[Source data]

@@ -193,19 +197,15 @@
                         !(needC & ~kFieldFams[3]) && !(needV & ~kFieldFams[4]),
                     "k_stage1g loads a field for a family kFieldFams does not list");
       auto loadv = [&](uint32_t (&x)[K]) {
-        if (ln) {
-          const uint4* p4 = reinterpret_cast<const uint4*>(a.fld[4] + sd * NBAR + 16 * g);
-#pragma unroll
-          for (int q = 0; q < 4; ++q) {
-            const uint4 t = p4[q];
-            x[4 * q + 0] = t.x; x[4 * q + 1] = t.y; x[4 * q + 2] = t.z; x[4 * q + 3] = t.w;
-          }
-#pragma unroll
-          for (int k = 0; k < K; ++k) x[k] &= present_bits(pb, k);
-        } else {
-#pragma unroll
-          for (int k = 0; k < K; ++k) x[k] = 0u;
-        }
+        const uint4* p4 = reinterpret_cast<const uint4*>(a.fld[4] + ldoff);
+#pragma unroll
+        for (int q = 0; q < 4; ++q) {
+          const uint4 t = p4[q];
+          x[4 * q + 0] = t.x; x[4 * q + 1] = t.y; x[4 * q + 2] = t.z; x[4 * q + 3] = t.w;
+        }
+        __builtin_amdgcn_sched_barrier(0);
+#pragma unroll
+        for (int k = 0; k < K; ++k) x[k] = has(pb, k) ? x[k] : 0u;
       };
       auto sanitize = [&](float (&x)[K], float dflt) {
 #pragma unroll
@@ -217,8 +217,8 @@
         }
       };
       if (fam & needHL) {
-        load(1, h, 1.0f);
-        load(2, lo, 1.0f);
+        load(1, h);
+        load(2, lo);
         sanitize(h, 1.0f);
         sanitize(lo, 1.0f);
       }
@@ -371,7 +371,7 @@
 
       __builtin_amdgcn_sched_barrier(0);
       double sumv = 0.0;
-      if (fam & needV) {
+      if (!(SET & ~needV) || (fam & needV)) {
         loadv(v);
         double t = 0.0;
 #pragma unroll
@@ -379,11 +379,11 @@
         sumv = gsum(t);
       }
       if (fam & needC) {
-        load(3, c, 1.0f);
+        load(3, c);
         if (fam & needC & ~(F_LVL | F_PDF)) sanitize(c, 1.0f);
       }
       if (fam & needO) {
-        load(0, o, 1.0f);
+        load(0, o);
         sanitize(o, 1.0f);
       }
 
@@ -392,7 +392,7 @@
 
         uint32_t key[K];
 #pragma unroll
-        for (int k = 0; k < K; ++k) key[k] = v[k] | absent_bits(pb, k);
+        for (int k = 0; k < K; ++k) key[k] = has(pb, k) ? v[k] : 0xffffffffu;
         gsort256u(key);
         uint32_t* so = reinterpret_cast<uint32_t*>(scr);
 #pragma unroll
@@ -704,8 +704,8 @@
         uint32_t cmx = 0u, cmn = 0xffffffffu;
 #pragma unroll
         for (int k = 0; k < K; ++k) {
-          cmx = max(cmx, fbits(c[k]) & present_bits(pb, k));
-          cmn = min(cmn, fbits(c[k]) | absent_bits(pb, k));
+          cmx = max(cmx, has(pb, k) ? fbits(c[k]) : 0u);
+          cmn = min(cmn, has(pb, k) ? fbits(c[k]) : 0xffffffffu);
         }
         const bool ok = sumv < 4294967296.0;
         cmx = gmax_u(cmx);
@@ -729,7 +729,7 @@
           for (int k = 0; k < K; ++k) {
             const uint32_t slot = (uint32_t)(16 * k + g);
             sv[slot] = v[k];
-            key[k] = ((cmx - fbits(c[k])) << 8) | slot | absent_bits(pb, k);
+            key[k] = has(pb, k) ? ((cmx - fbits(c[k])) << 8) | slot : 0xffffffffu;
           }
           gsort256u(key);
           lds_fence();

_Exercise directions_
Send back, unchanged, every line of the records from the one with "uint32_t key[K];" through the last.

_Result of this task_
         uint32_t key[K];
 #pragma unroll
-        for (int k = 0; k < K; ++k) key[k] = v[k] | absent_bits(pb, k);
+        for (int k = 0; k < K; ++k) key[k] = has(pb, k) ? v[k] : 0xffffffffu;
         gsort256u(key);
         uint32_t* so = reinterpret_cast<uint32_t*>(scr);
 #pragma unroll
@@ -704,8 +704,8 @@
         uint32_t cmx = 0u, cmn = 0xffffffffu;
 #pragma unroll
         for (int k = 0; k < K; ++k) {
-          cmx = max(cmx, fbits(c[k]) & present_bits(pb, k));
-          cmn = min(cmn, fbits(c[k]) | absent_bits(pb, k));
+          cmx = max(cmx, has(pb, k) ? fbits(c[k]) : 0u);
+          cmn = min(cmn, has(pb, k) ? fbits(c[k]) : 0xffffffffu);
         }
         const bool ok = sumv < 4294967296.0;
         cmx = gmax_u(cmx);
@@ -729,7 +729,7 @@
           for (int k = 0; k < K; ++k) {
             const uint32_t slot = (uint32_t)(16 * k + g);
             sv[slot] = v[k];
-            key[k] = ((cmx - fbits(c[k])) << 8) | slot | absent_bits(pb, k);
+            key[k] = has(pb, k) ? ((cmx - fbits(c[k])) << 8) | slot : 0xffffffffu;
           }
           gsort256u(key);
           lds_fence();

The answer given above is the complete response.